» **RAW DATA**:
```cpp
hipError_t sort_pairs_u64_u32(hipStream_t st, void* temp, size_t& temp_bytes, const uint64_t* kin,
                              uint64_t* kout, const uint32_t* vin, uint32_t* vout, uint64_t n, unsigned begin_bit,
                              unsigned end_bit) {
  return rocprim::radix_sort_pairs(temp, temp_bytes, kin, kout, vin, vout, (size_t) n, begin_bit, end_bit, st);
}

hipError_t sort_morton_pairs(hipStream_t st, void* temp, size_t& temp_bytes, const MortonKey* kin, MortonKey* kout,
                             const uint32_t* vin, uint32_t* vout, uint64_t n) {
  return rocprim::radix_sort_pairs(temp, temp_bytes, kin, kout, vin, vout, (size_t) n, 0, 64 - kMortonDropBits, st);
}

hipError_t sort_keys_u64(hipStream_t st, void* temp, size_t& temp_bytes, const uint64_t* kin,
                         uint64_t* kout, uint64_t n) {
  return rocprim::radix_sort_keys(temp, temp_bytes, kin, kout, (size_t) n, 0, 64, st);
}

hipError_t launch_xsect_keys(hipStream_t st, const XsectRec* rec, uint64_t n, int im, uint64_t* keys, uint32_t* vals) {
  if (n) hipLaunchKernelGGL(k_xsect_keys, dim3(grid_for(n, 256, 4096)), dim3(256), 0, st, rec, n, im, keys, vals);
  return hipGetLastError();
}
hipError_t launch_xsect_gather(hipStream_t st, const XsectRec* in, const uint32_t* order, uint64_t n, XsectRec* out) {
  if (n) hipLaunchKernelGGL(k_xsect_gather, dim3(grid_for(n, 256, 4096)), dim3(256), 0, st, in, order, n, out);
  return hipGetLastError();
}
hipError_t launch_xsect_order_runs(hipStream_t st, XsectRec* rec, uint64_t n, int im, const Seg* seg_im, int64_t* midpts) {
  if (n) hipLaunchKernelGGL(k_xsect_order_runs, dim3(grid_for(n, 256, 4096)), dim3(256), 0, st, rec, n, im, seg_im, midpts);
  return hipGetLastError();
}
hipError_t launch_xsect_set_mid(hipStream_t st, XsectRec* rec, uint64_t n, int im, const int32_t* face) {
// ... 270 lines not shown
```

Baseline: 39960 M query segments/s.

## Run PIP locate blocks as single waves and trim exact-kernel registers for occupancy

The locate part of k_pip_exact now runs with one active wave per block using a shared LDS union, and the grid gets four times more locate blocks with a lower divisor. The exact evaluator drops its prefetch-ahead segment and its cached y bounds (recomputed from best_seg), and reads the todo mask from LDS instead of via readlane. Launch bounds rise from five to six waves. The aim is to cut VGPR pressure and LDS footprint so more waves are resident alongside the LSI kernel. The cost is less memory-latency hiding from the shorter prefetch, and 3 of 4 waves exiting right away in each locate block.

Measured after the change: 39850 M query segments/s. Within noise of the previous version (-0.3%).

```diff
diff --git a/rayjoin_amd/csrc/rj_api.hip b/rayjoin_amd/csrc/rj_api.hip
--- a/rayjoin_amd/csrc/rj_api.hip
+++ b/rayjoin_amd/csrc/rj_api.hip
@@ -1921,18 +1921,19 @@
     r.next_work_counter = a.next_work_counter;
     r.group_lanes = left < 8192 ? 1 : (left * 100 < n ? 4 : (left * 10 < n ? 8 : 16));
     r.chunk_groups = 1;
-    int rest_blocks = h->cus * 4;
+    int rest_blocks = h->cus * 16;
     if (seen != ~0ull) {
-      const uint64_t want = seen / (r.group_lanes * 4 * 2) + 1;
-      const uint64_t lo = (uint64_t) h->cus / 4, hi = (uint64_t) h->cus * 4;
+      const uint64_t want = seen / (r.group_lanes * 2) + 1;
+      const uint64_t lo = (uint64_t) h->cus, hi = (uint64_t) h->cus * 16;
       rest_blocks = (int) (want < lo ? lo : (want > hi ? hi : want));
     }
     r.blocks = (uint32_t) rest_blocks;
+    const int exact_blocks = h->cus * 8;
     h->walk_n[si] = n;
     if (own) {
       RJ_HIP(h, hipEventRecord(h->ev_walk_done, st));
       RJ_HIP(h, hipStreamWaitEvent(h->exact_stream, h->ev_walk_done, 0));
-      RJ_HIP(h, launch_pip_exact(h->exact_stream, w, h->cus * 8, r));
+      RJ_HIP(h, launch_pip_exact(h->exact_stream, w, exact_blocks, r));
       RJ_HIP(h, hipEventRecord(h->ev_exact_done[h->exact_buf], h->exact_stream));
       h->exact_recorded[h->exact_buf] = true;
       h->exact_last = h->exact_buf;
@@ -1940,10 +1941,10 @@
       h->exact_buf ^= 1;
       h->exact_pending = true;
     } else {
-      RJ_HIP(h, launch_pip_exact(st, w, h->cus * 8, r));
+      RJ_HIP(h, launch_pip_exact(st, w, exact_blocks, r));
     }
     h->flip_pip[si] = 1 - pflip;
-    h->plan.pip.exact_blocks = h->cus * 8; h->plan.pip.locate_blocks = rest_blocks;
+    h->plan.pip.exact_blocks = exact_blocks; h->plan.pip.locate_blocks = rest_blocks;
     if (columns) why = "the base map has a column index (closed rings or short chains: index[].columns_why): the first pass reads the point's strip";
     else if (!two && h->walk_points >= 2) why = "one point per lane: a query set too small for full groups on every resident wave (or a debug knob set)";
   } else if (n) {
diff --git a/rayjoin_amd/csrc/rj_kernels.hip b/rayjoin_amd/csrc/rj_kernels.hip
--- a/rayjoin_amd/csrc/rj_kernels.hip
+++ b/rayjoin_amd/csrc/rj_kernels.hip
@@ -1230,11 +1230,11 @@
   uint32_t cand[kPipList][64];
 };
 
-template <bool STATS>
-__device__ __forceinline__ void pip_locate(const PipArgs& A, const uint32_t bid, const PipRestArgs& Q, unsigned long long* const stats) {
-  __shared__ PipWaveLds lds[kPipWaves];
+template <bool STATS, int NW>
+__device__ __forceinline__ void pip_locate(const PipArgs& A, const uint32_t bid, const PipRestArgs& Q, unsigned long long* const stats,
+                                           PipWaveLds* const lds, unsigned long long* const ranges) {
   const int lane = lane_id();
-  const int wib = threadIdx.x >> 6;
+  const int wib = NW > 1 ? threadIdx.x >> 6 : 0;
   PipWaveLds& L = lds[wib];
   const uint32_t GL = Q.group_lanes;
   uint64_t nq = A.n;
@@ -1255,15 +1255,14 @@
 
   const uint32_t nchunks = (uint32_t) ((ngroups + Q.chunk_groups - 1) / Q.chunk_groups);
   int part = bid & 7, tried = 0;
-  __shared__ unsigned long long ranges[kPipWaves];
-  if (threadIdx.x < kPipWaves) ranges[threadIdx.x] = 0;
+  if (threadIdx.x < NW) ranges[threadIdx.x] = 0;
   if (bid == 0 && threadIdx.x < 8) Q.next_work_counter[threadIdx.x * 32] = 0;
-  __syncthreads();
+  if (NW > 1) __syncthreads(); else wave_lds_fence();
   for (;;) {
   {
     uint32_t g32 = 0;
     const long long tks = STATS ? clock64() : 0;
-    if (!next_group<kPipWaves>(ranges, wib, Q.work_counter, nchunks, Q.chunk_groups, ngroups, part, tried, lane, g32)) break;
+    if (!next_group<NW>(ranges, wib, Q.work_counter, nchunks, Q.chunk_groups, ngroups, part, tried, lane, g32)) break;
     if (STATS) tk_sched += clock64() - tks;
     const uint64_t g = g32;
     const long long tkg = STATS ? clock64() : 0;
@@ -1479,7 +1478,9 @@
   Q.order = A.order; Q.n_dev = A.n_dev; Q.rest_count = A.rest_count;
   Q.work_counter = A.work_counter; Q.next_work_counter = A.next_work_counter;
   Q.group_lanes = A.group_lanes; Q.chunk_groups = A.chunk_groups; Q.blocks = 0;
-  pip_locate<STATS>(A, blockIdx.x, Q, A.stats);
+  __shared__ PipWaveLds lds[kPipWaves];
+  __shared__ unsigned long long ranges[kPipWaves];
+  pip_locate<STATS, kPipWaves>(A, blockIdx.x, Q, A.stats, lds, ranges);
 }
 
 
@@ -2104,16 +2105,30 @@
 
 
 #ifndef RJ_EXACT_WAVES
-#define RJ_EXACT_WAVES 5
+#define RJ_EXACT_WAVES 6
 #endif
-static_assert(kPipWaves == 4, "k_pip_exact's first blocks run pip_locate: same block size");
+struct ExactLocateLds {
+  PipWaveLds wave;
+  unsigned long long ranges[1];
+};
+struct ExactQueueLds {
+  uint32_t queue[4][128];
+  uint32_t qrec[4][128];
+  unsigned long long mask[4][16];
+};
+constexpr size_t kExactLds = sizeof(ExactLocateLds) > sizeof(ExactQueueLds) ? sizeof(ExactLocateLds) : sizeof(ExactQueueLds);
+static_assert(kExactLds <= 8192, "k_pip_exact: LDS must not decide its occupancy");
 __global__ __launch_bounds__(256, RJ_EXACT_WAVES) void k_pip_exact(PipArgs A, PipRestArgs R) {
+  __shared__ __attribute__((aligned(16))) unsigned char lds_raw[kExactLds];
   if (blockIdx.x < R.blocks) {
-    pip_locate<false>(A, blockIdx.x, R, nullptr);
+    if (threadIdx.x >= 64) return;
+    ExactLocateLds& LL = *reinterpret_cast<ExactLocateLds*>(lds_raw);
+    pip_locate<false, 1>(A, blockIdx.x, R, nullptr, &LL.wave, LL.ranges);
     return;
   }
-  __shared__ uint32_t queue[4][128];
-  __shared__ uint32_t qrec[4][128];
+  ExactQueueLds& QL = *reinterpret_cast<ExactQueueLds*>(lds_raw);
+  uint32_t (&queue)[4][128] = QL.queue;
+  uint32_t (&qrec)[4][128] = QL.qrec;
   const DeviceBvh& T = A.bvh;
   const int lane = lane_id();
   const int wib = threadIdx.x >> 6;
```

» **PROMPT**: Present each line from the listing that holds the string "ExactQueueLds".

» **REPLY TO THE EXERCISE**:
+struct ExactQueueLds {
+constexpr size_t kExactLds = sizeof(ExactLocateLds) > sizeof(ExactQueueLds) ? sizeof(ExactLocateLds) : sizeof(ExactQueueLds);
+  ExactQueueLds& QL = *reinterpret_cast<ExactQueueLds*>(lds_raw);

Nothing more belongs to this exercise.